(Collected data entries)
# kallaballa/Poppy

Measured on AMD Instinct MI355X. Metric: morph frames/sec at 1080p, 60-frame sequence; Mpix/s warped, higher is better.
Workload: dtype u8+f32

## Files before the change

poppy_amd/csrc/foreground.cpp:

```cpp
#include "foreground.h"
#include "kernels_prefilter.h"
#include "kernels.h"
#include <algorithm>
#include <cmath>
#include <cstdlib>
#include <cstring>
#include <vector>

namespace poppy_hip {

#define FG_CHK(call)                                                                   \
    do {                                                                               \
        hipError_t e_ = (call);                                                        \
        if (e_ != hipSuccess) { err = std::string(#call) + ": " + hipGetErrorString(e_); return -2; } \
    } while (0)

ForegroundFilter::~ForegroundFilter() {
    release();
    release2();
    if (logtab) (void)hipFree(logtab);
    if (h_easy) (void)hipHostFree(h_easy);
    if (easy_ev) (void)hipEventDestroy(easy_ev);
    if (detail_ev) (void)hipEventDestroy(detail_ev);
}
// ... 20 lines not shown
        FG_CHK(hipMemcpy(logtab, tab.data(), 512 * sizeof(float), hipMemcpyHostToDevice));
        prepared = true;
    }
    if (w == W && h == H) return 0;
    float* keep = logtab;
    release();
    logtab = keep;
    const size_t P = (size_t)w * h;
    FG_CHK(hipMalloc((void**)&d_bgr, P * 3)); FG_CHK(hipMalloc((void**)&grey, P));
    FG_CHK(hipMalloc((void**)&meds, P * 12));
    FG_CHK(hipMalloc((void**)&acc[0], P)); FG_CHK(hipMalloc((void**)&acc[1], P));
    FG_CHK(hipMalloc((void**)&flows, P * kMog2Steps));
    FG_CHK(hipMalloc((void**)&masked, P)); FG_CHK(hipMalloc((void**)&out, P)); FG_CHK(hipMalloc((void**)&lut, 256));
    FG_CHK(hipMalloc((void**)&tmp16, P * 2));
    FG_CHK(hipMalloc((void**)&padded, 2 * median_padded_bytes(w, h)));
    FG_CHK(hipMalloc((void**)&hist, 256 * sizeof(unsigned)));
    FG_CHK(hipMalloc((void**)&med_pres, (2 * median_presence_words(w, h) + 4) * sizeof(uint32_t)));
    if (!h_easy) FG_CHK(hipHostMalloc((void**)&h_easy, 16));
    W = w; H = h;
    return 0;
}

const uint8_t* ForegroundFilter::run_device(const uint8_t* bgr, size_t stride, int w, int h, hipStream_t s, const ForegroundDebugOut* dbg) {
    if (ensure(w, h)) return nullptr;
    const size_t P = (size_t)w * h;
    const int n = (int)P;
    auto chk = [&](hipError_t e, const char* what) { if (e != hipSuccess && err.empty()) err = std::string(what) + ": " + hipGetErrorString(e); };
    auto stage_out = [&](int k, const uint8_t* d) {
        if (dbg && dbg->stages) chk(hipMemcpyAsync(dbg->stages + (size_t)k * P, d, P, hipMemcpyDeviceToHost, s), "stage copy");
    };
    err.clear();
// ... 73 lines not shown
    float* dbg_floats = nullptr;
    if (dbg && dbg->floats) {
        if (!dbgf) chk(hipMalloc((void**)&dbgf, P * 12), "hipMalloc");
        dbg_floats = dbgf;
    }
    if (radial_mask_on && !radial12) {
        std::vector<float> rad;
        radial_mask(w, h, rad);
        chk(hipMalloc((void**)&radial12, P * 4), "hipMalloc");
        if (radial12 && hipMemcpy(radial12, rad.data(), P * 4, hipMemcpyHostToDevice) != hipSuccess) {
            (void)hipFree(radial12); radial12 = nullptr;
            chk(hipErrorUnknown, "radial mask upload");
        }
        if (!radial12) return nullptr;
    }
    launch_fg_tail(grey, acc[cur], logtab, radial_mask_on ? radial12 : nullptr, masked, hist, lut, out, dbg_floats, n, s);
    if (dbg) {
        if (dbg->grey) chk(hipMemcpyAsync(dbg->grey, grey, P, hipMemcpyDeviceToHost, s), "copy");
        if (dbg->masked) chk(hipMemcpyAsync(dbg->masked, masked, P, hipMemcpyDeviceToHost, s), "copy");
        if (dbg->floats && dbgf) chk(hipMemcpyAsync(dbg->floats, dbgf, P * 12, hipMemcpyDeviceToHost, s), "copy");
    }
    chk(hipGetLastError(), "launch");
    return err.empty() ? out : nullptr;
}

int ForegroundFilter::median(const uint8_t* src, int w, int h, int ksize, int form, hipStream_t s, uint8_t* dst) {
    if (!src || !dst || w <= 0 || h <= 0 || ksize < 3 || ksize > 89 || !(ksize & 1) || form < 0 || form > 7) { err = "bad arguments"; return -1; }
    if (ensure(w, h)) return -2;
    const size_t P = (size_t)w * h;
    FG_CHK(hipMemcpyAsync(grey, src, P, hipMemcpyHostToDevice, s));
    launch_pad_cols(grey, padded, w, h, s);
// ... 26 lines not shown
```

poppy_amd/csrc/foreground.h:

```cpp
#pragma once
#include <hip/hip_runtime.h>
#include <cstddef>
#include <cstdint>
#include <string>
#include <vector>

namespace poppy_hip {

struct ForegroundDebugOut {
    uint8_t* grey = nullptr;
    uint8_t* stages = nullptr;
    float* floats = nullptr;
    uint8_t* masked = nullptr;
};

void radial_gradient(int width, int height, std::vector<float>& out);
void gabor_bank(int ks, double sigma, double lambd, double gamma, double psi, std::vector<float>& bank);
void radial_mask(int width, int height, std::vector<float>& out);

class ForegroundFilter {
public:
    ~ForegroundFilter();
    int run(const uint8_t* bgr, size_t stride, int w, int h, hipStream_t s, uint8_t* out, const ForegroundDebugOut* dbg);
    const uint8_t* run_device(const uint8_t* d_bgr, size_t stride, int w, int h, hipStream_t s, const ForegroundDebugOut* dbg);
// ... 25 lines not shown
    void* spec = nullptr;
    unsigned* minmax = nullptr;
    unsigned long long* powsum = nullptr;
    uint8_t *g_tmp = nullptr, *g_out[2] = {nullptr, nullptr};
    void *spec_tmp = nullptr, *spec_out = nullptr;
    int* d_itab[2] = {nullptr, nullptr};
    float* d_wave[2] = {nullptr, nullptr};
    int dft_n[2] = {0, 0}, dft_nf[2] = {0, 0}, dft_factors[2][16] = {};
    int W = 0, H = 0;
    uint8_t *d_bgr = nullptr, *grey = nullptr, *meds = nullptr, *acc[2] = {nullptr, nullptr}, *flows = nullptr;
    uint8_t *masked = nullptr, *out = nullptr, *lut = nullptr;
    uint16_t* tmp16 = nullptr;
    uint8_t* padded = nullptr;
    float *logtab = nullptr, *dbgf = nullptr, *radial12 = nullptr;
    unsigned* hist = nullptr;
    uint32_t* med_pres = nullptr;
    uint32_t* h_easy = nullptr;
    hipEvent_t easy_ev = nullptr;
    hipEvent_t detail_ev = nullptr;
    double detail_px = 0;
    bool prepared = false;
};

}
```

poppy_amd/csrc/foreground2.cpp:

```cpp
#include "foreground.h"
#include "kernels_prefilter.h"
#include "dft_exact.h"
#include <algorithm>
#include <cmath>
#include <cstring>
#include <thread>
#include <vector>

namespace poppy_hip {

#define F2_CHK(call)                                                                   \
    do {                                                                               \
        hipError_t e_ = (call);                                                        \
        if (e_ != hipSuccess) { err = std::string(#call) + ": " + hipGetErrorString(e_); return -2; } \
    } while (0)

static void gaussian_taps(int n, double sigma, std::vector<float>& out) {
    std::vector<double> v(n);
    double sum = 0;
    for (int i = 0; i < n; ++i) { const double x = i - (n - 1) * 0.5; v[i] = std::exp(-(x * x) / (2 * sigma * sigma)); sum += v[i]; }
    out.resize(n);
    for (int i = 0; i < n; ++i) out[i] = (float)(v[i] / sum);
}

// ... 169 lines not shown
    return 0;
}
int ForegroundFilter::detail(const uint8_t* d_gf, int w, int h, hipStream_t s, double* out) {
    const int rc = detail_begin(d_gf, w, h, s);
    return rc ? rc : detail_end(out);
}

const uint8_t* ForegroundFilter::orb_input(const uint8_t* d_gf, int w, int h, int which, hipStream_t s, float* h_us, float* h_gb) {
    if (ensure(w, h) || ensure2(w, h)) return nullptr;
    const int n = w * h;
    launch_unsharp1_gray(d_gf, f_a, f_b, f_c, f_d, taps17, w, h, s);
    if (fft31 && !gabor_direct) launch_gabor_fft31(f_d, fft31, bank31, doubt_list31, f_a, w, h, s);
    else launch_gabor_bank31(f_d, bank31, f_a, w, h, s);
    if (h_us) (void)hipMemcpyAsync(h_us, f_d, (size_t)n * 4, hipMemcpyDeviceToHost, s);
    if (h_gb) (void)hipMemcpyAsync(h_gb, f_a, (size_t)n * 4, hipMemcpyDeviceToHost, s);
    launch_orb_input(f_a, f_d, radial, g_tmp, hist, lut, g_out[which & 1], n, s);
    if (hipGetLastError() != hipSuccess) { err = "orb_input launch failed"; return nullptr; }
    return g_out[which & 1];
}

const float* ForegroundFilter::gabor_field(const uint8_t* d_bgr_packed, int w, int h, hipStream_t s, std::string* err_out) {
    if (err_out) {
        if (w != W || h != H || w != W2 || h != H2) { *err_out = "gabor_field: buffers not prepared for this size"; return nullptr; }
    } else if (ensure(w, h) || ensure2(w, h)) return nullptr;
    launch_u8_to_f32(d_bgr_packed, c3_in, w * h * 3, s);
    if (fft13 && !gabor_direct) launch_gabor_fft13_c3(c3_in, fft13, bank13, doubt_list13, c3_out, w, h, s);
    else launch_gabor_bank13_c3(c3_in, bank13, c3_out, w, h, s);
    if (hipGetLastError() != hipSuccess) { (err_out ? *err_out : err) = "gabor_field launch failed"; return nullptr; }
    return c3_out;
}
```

= DIRECTIONS FOR THIS TASK =
Each line of the entries above that includes the string "hipEventDestroy" should be copied out.

= OUTPUT OF THE EXERCISE =
    if (easy_ev) (void)hipEventDestroy(easy_ev);
    if (detail_ev) (void)hipEventDestroy(detail_ev);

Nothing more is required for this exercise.